Almost all of us will have some kind of money trouble in our lives: depleted savings, bad credit, or unexpected costs that derail our plans.
When these problems occur, the fastest, simplest, and most sensible option is always to borrow money from friends or family. But borrowing money is still a taboo topic, and our reluctance to talk about our own money troubles is having a dramatic impact on our relationships.
New research shows that borrowing money is still a tricky topic, with 62 per cent of us embarrassed to ask for money from friends and family, even when we really need it. Women are more likely to be embarrassed than men, with 70 per cent of women saying they would be too embarrassed to ask for money compared to 54 per cent of men. Both men and women are exactly as likely to feel they can’t be seen enjoying themselves by the lender until they’ve paid the money back.

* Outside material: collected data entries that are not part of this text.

## Fuse downsample BN's second reduction into the 1x1 dgrad GEMM epilogue

When the BN output feeds a downsample branch whose BN input has the same shape, the 1x1 dgrad GEMM epilogue now also accumulates sum(dz*h2) for the second BN into a third stats plane. It uses DPP row reductions and a small extra LDS region. The dual backward then skips its separate reduce kernel over dz and x2, saving one full read pass of two activations. The cost is an extra h2 load per epilogue element, more LDS per block, and new template instances with their own autotune key. It is limited to fp32 with bf16x6 register-staged row GEMMs and no split-K.

```diff
diff --git a/gaussiank_sgd_amd/ops/bn.py b/gaussiank_sgd_amd/ops/bn.py
--- a/gaussiank_sgd_amd/ops/bn.py
+++ b/gaussiank_sgd_amd/ops/bn.py
@@ -30,10 +30,10 @@
 
 class BnLink:
 
-    __slots__ = ("h", "mask", "twin", "dy2", "dz", "part", "dy2c", "geo")
+    __slots__ = ("h", "mask", "twin", "dy2", "dz", "part", "dy2c", "geo", "h2", "part2")
 
     def __init__(self):
-        self.h = self.mask = self.dy2 = self.dz = self.part = self.dy2c = self.geo = None
+        self.h = self.mask = self.dy2 = self.dz = self.part = self.dy2c = self.geo = self.h2 = self.part2 = None
         self.twin = False
 
     def ready(self) -> bool:
@@ -50,7 +50,7 @@
         return full
 
     def clear(self) -> None:
-        self.h = self.mask = self.dy2 = self.dz = self.part = self.dy2c = self.geo = None
+        self.h = self.mask = self.dy2 = self.dz = self.part = self.dy2c = self.geo = self.h2 = self.part2 = None
 
 
 class ProducerLink:
@@ -125,6 +125,8 @@
         ctx.plink = plink
         if link is not None:
             link.h, link.mask, link.twin = x, mask, bool(twin)
+            if dlink is not None and dlink.x.shape == x.shape and dlink.x.dtype == x.dtype:
+                link.h2 = dlink.x
         return (y, y.view_as(y)) if twin else y
 
     @staticmethod
@@ -139,6 +141,7 @@
             if dz is None or dz.data_ptr() != link.dz.data_ptr():
                 raise RuntimeError("BNAct bwd_link: the linked output had another consumer")
             part, rows = link.part
+            part2 = link.part2
             link.clear()
             g = torch.empty(2, x.shape[1], dtype=torch.float32, device=x.device)
             if lazy:
@@ -151,13 +154,14 @@
                 x2 = dlink.x
                 dx2 = torch.empty_like(x2, memory_format=_CL)
                 g2 = torch.empty(2, x2.shape[1], dtype=torch.float32, device=x.device)
-                ws2 = torch.empty(int(_ops().bn_workspace_floats(x2.numel() // x2.shape[1], x2.shape[1],
-                                                                 x2.element_size())),
-                                  dtype=torch.float32, device=x.device)
+                ws2 = None if part2 is not None else \
+                    torch.empty(int(_ops().bn_workspace_floats(x2.numel() // x2.shape[1], x2.shape[1],
+                                                               x2.element_size())),
+                                dtype=torch.float32, device=x.device)
                 gw2, gb2 = dlink.direct if dlink.direct is not None else (None, None)
                 _ops().bn_act_backward_pre_dual(dz, x, dx, weight, mean, invstd, g[0], g[1], part, rows, gw, gb, x2,
                                                 dx2, dlink.weight, dlink.mean, dlink.invstd, g2[0], g2[1], ws2, gw2,
-                                                gb2)
+                                                gb2, part2)
                 dlink.dz, dlink.dx, dlink.g = dz, dx2, g2
             else:
                 dx = torch.empty_like(x, memory_format=_CL)
diff --git a/gaussiank_sgd_amd/ops/conv1x1.py b/gaussiank_sgd_amd/ops/conv1x1.py
--- a/gaussiank_sgd_amd/ops/conv1x1.py
+++ b/gaussiank_sgd_amd/ops/conv1x1.py
@@ -235,6 +235,8 @@
 def _dgrad_bn(dy: torch.Tensor, w: torch.Tensor, x_shape, s: int, link, lz=None, plink=None,
               wp: bool = False) -> torch.Tensor:
     N, C, H, W, K, k, p, OH, OW = _geom(x_shape, w, s)
+    if lz is None and _h2_fusable(link, w, dy.dtype):
+        return _dgrad_bn2(dy, w, x_shape, link, wp=wp)
     kw = _lz_kw(lz, rows=(k == 1)) if lz is not None else {}
     g = _g()
     M = N * H * W
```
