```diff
 def attn_workspace(Lq: int, heads: int, nchunks: int, device, nclips: int = 1) -> torch.Tensor:
     n = nclips * _lib.lib().rmem_attn_workspace_bytes(Lq, heads, nchunks)
     return torch.empty(n // 4, dtype=F32, device=device)
diff --git a/rmem_ocu_amd/pack.py b/rmem_ocu_amd/pack.py
--- a/rmem_ocu_amd/pack.py
+++ b/rmem_ocu_amd/pack.py
@@ -174,7 +174,7 @@
         lin(d + '.long_proj', s + '.long_term_attn.projection')
         lin(d + '.short_proj', s + '.short_term_attn.projection')
         norm(d + '.ln3', s + '.norm3')
-        for nm in ('self_proj', 'linear_Q', 'long_proj', 'short_proj', 'linear1', 'linear2', 'self_qkv'):
+        for nm in ('self_proj', 'linear_Q', 'long_proj', 'short_proj', 'linear1', 'linear2', 'self_qkv', 'linear_QMem', 'linear_VMem', 'linear_V'):
             put(f'{d}.{nm}.wf', pack_frag(P[f'{d}.{nm}.w']))
         norm(d + '.gn', s + '.activation.gn')
         put(d + '.dw.w', sd[s + '.activation.conv.weight'].float().view(-1, 25).t())
```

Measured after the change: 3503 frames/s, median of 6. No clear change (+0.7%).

While the reasons for this can come from a good place, with over a fifth of us not wanting to break our family or friends’ trust, this can end up doing more harm than good as those money troubles spiral out of control. Almost a third of us keep credit debt a secret from their partners, which undermines trust and can lead to relationship breakdown.
Credit expert Katre Kaarenperk-Vanatoa offers this advice: ‘It’s hard to talk about money troubles, especially if you’re in a relationship. But keeping secrets can cause lasting harm to a relationship, not to mention your credit rating. Facing the problem, talking about it, and working on a solution is the best way forward, and a loan can be a reasonable place to start taking back control.’
Money trouble is the number one cause of divorce in early marriage , and while 40% of us are worried about awkward conversations about money, it can often be the start of a solution. The best way to deal with money trouble is to talk about it, get advice, and deal with the problem head-on.